◆ **EXERCISE INPUTS**
※ ※ ※
int lvsr_next_states(lvsr_model* m, const float* attended, const float* preprocessed, const float* attended_mask,
                     int32_t Tp, int32_t U, const int32_t* row_utt, int32_t R, const float* states,
                     const float* weights, const int64_t* step, const int64_t* outputs, float* next_states,
                     float* next_wavg, float* next_weights, float* next_energies, int64_t* next_step, void* stream) {
  DeviceGuard device_guard(m);
  if (int rc = check_ready(m)) return rc;
  LVSR_CHECK(attended && attended_mask && states && weights && step && outputs && next_states && next_wavg &&
                 next_weights && next_energies && next_step && Tp > 0 && U > 0 && R > 0,
             "next_states: bad arguments");
  LVSR_CHECK(row_utt || U == R, "next_states: without row_utt the contexts must be replicated (U == R)");
  cudaStream_t st = static_cast<cudaStream_t>(stream);
  ArenaScope scope(m, st);
  const lvsr_config& c = m->cfg;
  Arena& ws = m->ws;
  const float* P = preprocessed;
  if (!P) {
    float* Pb = ws.f32((size_t)Tp * U * c.dim_matcher);
    LVSR_CHECK(Pb, "out of device memory (preprocessed)");
    if (int rc = lvsr_preprocess(m, attended, Tp, U, Pb, stream)) return rc;
    P = Pb;
  }
  if (int rc = glimpses(m, attended, P, attended_mask, Tp, U, row_utt, R, states, weights,
                        reinterpret_cast<const long long*>(step), 0, next_weights, next_energies, next_wavg, st)) return rc;
  if (int rc = transition(m, R, states, next_wavg, reinterpret_cast<const long long*>(outputs), nullptr, next_states, st)) return rc;
  return add_i64(reinterpret_cast<long long*>(next_step), reinterpret_cast<const long long*>(step), R, 1, st);
}

}

namespace lvsr {

int search_expand(lvsr_model* m, const float* attended, const float* preprocessed, const float* attended_mask, int Tp,
                  int U, const int* utt_len, const int* row_utt, const int* row_seg, const int* seg_start, int nseg,
                  int R, const float* states, const float* weights, const long long* step, const float* cost_so_far,
                  const float* lm_add, int k, float* wavg, float* new_weights, float* new_energies, int* top_parent,
                  int* top_symbol, float* top_cost, int* top_count, cudaStream_t st) {
  ArenaScope scope(m, st);
  const lvsr_config& c = m->cfg;
  Arena& ws = m->ws;
  float* merged = ws.f32((size_t)R * c.post_merge_dim);
  float* neglogp = ws.f32((size_t)R * c.num_phonemes);
  LVSR_CHECK(merged && neglogp, "out of device memory (search workspace)");
  Segments sg;
  sg.seg_start = seg_start; sg.nseg = nseg; sg.seg_len = utt_len; sg.row_seg = row_seg;
  if (int rc = glimpses(m, attended, preprocessed, attended_mask, Tp, U, row_utt, R, states, weights, step, 0,
                        new_weights, new_energies, wavg, st, sg)) return rc;
  if (int rc = readout_merged(m, R, states, wavg, merged, st)) return rc;
  ReadoutArgs r = readout_args(m, R, merged);
  r.costs_all = neglogp;
  if (lm_add) lm_fuse(m, r, lm_add);
  if (int rc = readout_costs(r, st)) return rc;
  return segment_topk(neglogp, cost_so_far, seg_start, nseg, c.num_phonemes, k, top_parent, top_symbol, top_cost, top_count, st);
}
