# LiMeng95/MultiPoseNet.pytorch

Measured on AMD Instinct MI355X. Metric: images/sec (train fwd+bwd) ResNet101 480x480 bs=32/GPU, higher is better.
Workload: dtype bf16; 1 GPU; R101 full posenet (keypoint+detection) train step: fwd + MSE/focal losses + bwd + Adam, 480x480, 32 images/GPU, bf16 MFMA / fp32 accumulate / fp32 master weights; global_batch=32, parallelism=dp1, loss_log=asynchronous (set_lazy_log), launch=recorded launch list re-issued per step (replay.py), 88 replays, optimizer_update=Adam in one launch after backward

## Files before the change

### include/mpn.h

```cpp
#ifndef MPN_H_
#define MPN_H_
#include <stdint.h>

#ifdef __cplusplus
extern "C" {
#endif

#define MPN_F32 0
#define MPN_BF16 1
#define MPN_F16 2

#define MPN_E_BADARG (-2)
#define MPN_E_UNSUPPORTED (-3)

typedef struct MpnConvParams {
    const void* x;
    const void* w;
    void* y;
    const float* bias;
    const float* scale;
    const void* res;
    const uint8_t* res_mask;
    float* stats;
    int64_t x_sB, x_sH, x_sW;
// ... 81 lines not shown
int mpn_conv_wgrad_reduce(const MpnWgradParams* p, void* stream);
int mpn_conv_wgrad_kernel_id(const MpnWgradParams* p);

int mpn_reduce_partials(const float* ws, int chunks, int64_t n, float* dst, int accumulate, void* stream);

int mpn_cast_f32_to_bf16(const float* src, void* dst, int64_t n, void* stream);
int mpn_cast_f32(const float* src, void* dst, int64_t n, int dtype, void* stream);
int mpn_weight_transpose(const float* w, void* wt, int Cout, int RS, int Cin, int Cout_pad,
                         int dtype, void* stream);
int mpn_weight_transpose_batched(const float* arena, void* dst, const int64_t* table, int nlayers, int64_t nblocks,
                                 int dtype, void* stream);
int mpn_weight_pad_k(const float* w, void* dst, int Cout, int K, int Kpad, int dtype, void* stream);
int mpn_stem_pack_weight(const float* w, void* packed, int Cout, int dtype, void* stream);
int mpn_stem_unpack_wgrad(const float* dpacked, float* dw, int Cout, void* stream);
int mpn_stem_pack_image(const float* img, int64_t sB, int64_t sC, int64_t sH, int64_t sW, void* dst,
                        int B, int H, int W, int dtype, void* stream);
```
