template <bool SPLIT, bool PYR, int TW>
__global__ __launch_bounds__(256, 2) void k_refin_f16(const float* __restrict__ disp_low,
                                                   const void* __restrict__ img_src,
                                                   int hl, int wl, int H, int W, float inv_d, UpScale ups,
                                                   const uint4* __restrict__ wfrag,
                                                   const float* __restrict__ bias, uint4* __restrict__ out,
                                                   size_t lo_off_bytes, RefGeom g, int nimg, int al4) {
  using T = RefInTile<TW>;
  static_assert(T::NUNIT <= 256, "one staging unit per thread");
  extern __shared__ __attribute__((aligned(16))) uint4 s_px[];
  const int tid = threadIdx.x, lane = tid & 63;
  const int wave = __builtin_amdgcn_readfirstlane(tid >> 6);
  const int j = lane & 31, gk = lane >> 5;

  half8 wa[5], wb[5];
#pragma unroll
  for (int t = 0; t < 5; ++t) {
    const uint4 a = wfrag[(2 * t) * 64 + lane], b = wfrag[(2 * t + 1) * 64 + lane];
    wa[t] = *reinterpret_cast<const half8*>(&a);
    wb[t] = *reinterpret_cast<const half8*>(&b);
  }
  f32x16 bv;
#pragma unroll
  for (int r = 0; r < 16; ++r) bv[r] = bias[(r & 3) + 8 * (r >> 2) + 4 * gk];
  int koff[5];
#pragma unroll
  for (int t = 0; t < 5; ++t) {
    int tap = 2 * t + gk;
    tap = tap < 9 ? tap : 0;
    koff[t] = (tap / 3) * T::COLS + (tap % 3) + 3;
  }

  const int per_img = g.tiles_x * g.tiles_y;
  const int total = per_img * nimg;
  const int ur = tid / (T::COLS / 4), uq = tid - ur * (T::COLS / 4);
  const bool unit = tid < T::NUNIT;
  const int8_t* const in6 = reinterpret_cast<const int8_t*>(img_src);
  const float* const pyr = reinterpret_cast<const float*>(img_src);
  const bool x16 = ups.rs == 1.0f / 16.0f;
  uint32_t pimg[3];
  float pf[PYR ? 3 : 1][4];
  float pd[4];
  bool pval[4];
  auto fetch = [&](int tile) {
    if (g.rev) tile = total - 1 - tile;
    const int img = tile / per_img, rem = tile - img * per_img;
    const int ty = rem / g.tiles_x, tx = rem - ty * g.tiles_x;
    const int y = ty * T::TH - 1 + ur, x = tx * T::TW - 4 + 4 * uq;
    pimg[0] = pimg[1] = pimg[2] = 0;
#pragma unroll
    for (int k = 0; k < 4; ++k) {
      pd[k] = 0.f;
      pval[k] = false;
    }
// ... 23 lines not shown
      for (int k = 0; k < 4; ++k)
        if (pval[k]) pd[k] = upsample_map(dl, hl, wl, y, x + k, ups) * inv_d;
    }
    if (PYR) {
#pragma unroll
      for (int c = 0; c < 3; ++c) {
        const float* row = pyr + (((size_t)img * 3 + c) * g.H + y) * (size_t)g.W;
#pragma unroll
        for (int k = 0; k < 4; ++k) pf[PYR ? c : 0][k] = pval[k] ? row[x + k] : 0.f;
      }
    } else if (y < H) {
#pragma unroll
      for (int c = 0; c < 3; ++c) {
        const int8_t* row = in6 + (((size_t)img * 6 + c) * H + y) * (size_t)W;
        uint32_t v = 0;
        if (al4) {
          if (x >= 0 && x + 3 < W) v = *reinterpret_cast<const uint32_t*>(row + x);
        } else {
#pragma unroll
          for (int k = 0; k < 4; ++k)
            if ((unsigned)(x + k) < (unsigned)W) v |= (uint32_t)(uint8_t)row[x + k] << (8 * k);
        }
        pimg[c] = v;
      }
    }
  };
  auto commit = [&](uint4* buf) {
    if (!unit) return;
#pragma unroll
    for (int k = 0; k < 4; ++k) {
      half8 sl;
#pragma unroll
      for (int e = 0; e < 8; ++e) sl[e] = (_Float16)0.f;
      if (pval[k]) {
        const _Float16 dh = (_Float16)pd[k];
        sl[0] = dh;
        sl[4] = (_Float16)((pd[k] - (float)dh) * kSplitScale);
        if (PYR) {
#pragma unroll
          for (int c = 0; c < 3; ++c) {
            const float v = pf[PYR ? c : 0][k];
            const _Float16 vh = (_Float16)v;
            sl[1 + c] = vh;
            sl[5 + c] = (_Float16)((v - (float)vh) * kSplitScale);
          }
        } else {
#pragma unroll
          for (int c = 0; c < 3; ++c) sl[1 + c] = (_Float16)((float)(int8_t)(pimg[c] >> (8 * k)) * (1.0f / 128.0f));
        }
      }
      buf[ur * T::COLS + 4 * uq + k] = *reinterpret_cast<const uint4*>(&sl);
    }
  };

  int tile = blockIdx.x;
  if (tile >= total) return;
  fetch(tile);
  commit(s_px);
  __syncthreads();
  int cur = 0;
  const unsigned plane_b = (unsigned)g.Hs * (unsigned)g.Ws * 16u;
  unsigned io_voff[T::SPW];
#pragma unroll
  for (int s = 0; s < T::SPW; ++s) {
    const int seg = wave * T::SPW + s;
    io_voff[s] = ((unsigned)(seg / T::CSEG) * (unsigned)g.Ws + (unsigned)((seg % T::CSEG) * 32 + j)) * 16u + gk * 8u;
  }
  for (; tile < total; tile += gridDim.x) {
    const int nxt = tile + gridDim.x;
    if (nxt < total) fetch(nxt);
    const uint4* buf = s_px + cur * T::BUF;
    f32x16 acc0[T::SPW], acc1[T::SPW];
    f32x16 zero;
#pragma unroll
    for (int r = 0; r < 16; ++r) zero[r] = 0.f;
#pragma unroll
    for (int t = 0; t < 5; ++t) {
#pragma unroll
      for (int s = 0; s < T::SPW; ++s) {
        const int seg = wave * T::SPW + s;
        const int srow = seg / T::CSEG, scol = (seg % T::CSEG) * 32;
        const uint4 xv = buf[koff[t] + srow * T::COLS + scol + j];
        const half8 xb = *reinterpret_cast<const half8*>(&xv);
        acc0[s] = __builtin_amdgcn_mfma_f32_32x32x16_f16(wa[t], xb, t == 0 ? bv : acc0[s], 0, 0, 0);
        acc1[s] = __builtin_amdgcn_mfma_f32_32x32x16_f16(wb[t], xb, t == 0 ? zero : acc1[s], 0, 0, 0);
      }
    }
    {
      const int tile_m = g.rev ? total - 1 - tile : tile;
      const int img = tile_m / per_img, rem = tile_m - img * per_img;
      const int ty = rem / g.tiles_x, tx = rem - ty * g.tiles_x;
      const int y0 = ty * T::TH, x0 = tx * T::TW;
      const bool interior = y0 + T::TH <= g.H && x0 + T::TW <= g.W;
      const unsigned tb = (((unsigned)img * 4u * (unsigned)g.Hs + (unsigned)(y0 + kRefPad)) * (unsigned)g.Ws +
                           (unsigned)(x0 + kRefPad)) * 16u;
#pragma unroll
      for (int s = 0; s < T::SPW; ++s) {
#pragma unroll
        for (int q = 0; q < 4; ++q) {
          char* oq = reinterpret_cast<char*>(out) + (tb + (unsigned)q * plane_b);
          char* oql = oq + lo_off_bytes;
          half4 hh, hl4;
          if (SPLIT) {
#pragma unroll
            for (int e = 0; e < 4; ++e) {
              float v = acc0[s][4 * q + e] + acc1[s][4 * q + e] * kSplitInv;
              v = lrelu_fast(v);
              const _Float16 hi = (_Float16)v;
              hh[e] = hi;
              hl4[e] = (_Float16)((v - (float)hi) * kSplitScale);
            }
          } else {
            float v[4];
#pragma unroll
            for (int e = 0; e < 4; ++e) v[e] = acc0[s][4 * q + e] + acc1[s][4 * q + e] * kSplitInv;
            const uint2 pk{act_pack2_f16(v[0], v[1], (_Float16)kSlope), act_pack2_f16(v[2], v[3], (_Float16)kSlope)};
            hh = *reinterpret_cast<const half4*>(&pk);
          }
          bool ok = true;
          if (!interior) {
            const int seg = wave * T::SPW + s;
            ok = y0 + seg / T::CSEG < g.H && x0 + (seg % T::CSEG) * 32 + j < g.W;
          }
          if (ok) {
            *reinterpret_cast<half4*>(oq + io_voff[s]) = hh;
            if (SPLIT) *reinterpret_cast<half4*>(oql + io_voff[s]) = hl4;
          }
        }
      }
    }
    if (nxt < total) commit(s_px + (cur ^ 1) * T::BUF);
    lds_barrier();
    cur ^= 1;
  }
}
※ ※ ※
Each line in the listing above that contains "pimg" should be copied.

  uint32_t pimg[3];
    pimg[0] = pimg[1] = pimg[2] = 0;
        pimg[c] = v;
          for (int c = 0; c < 3; ++c) sl[1 + c] = (_Float16)((float)(int8_t)(pimg[c] >> (8 * k)) * (1.0f / 128.0f));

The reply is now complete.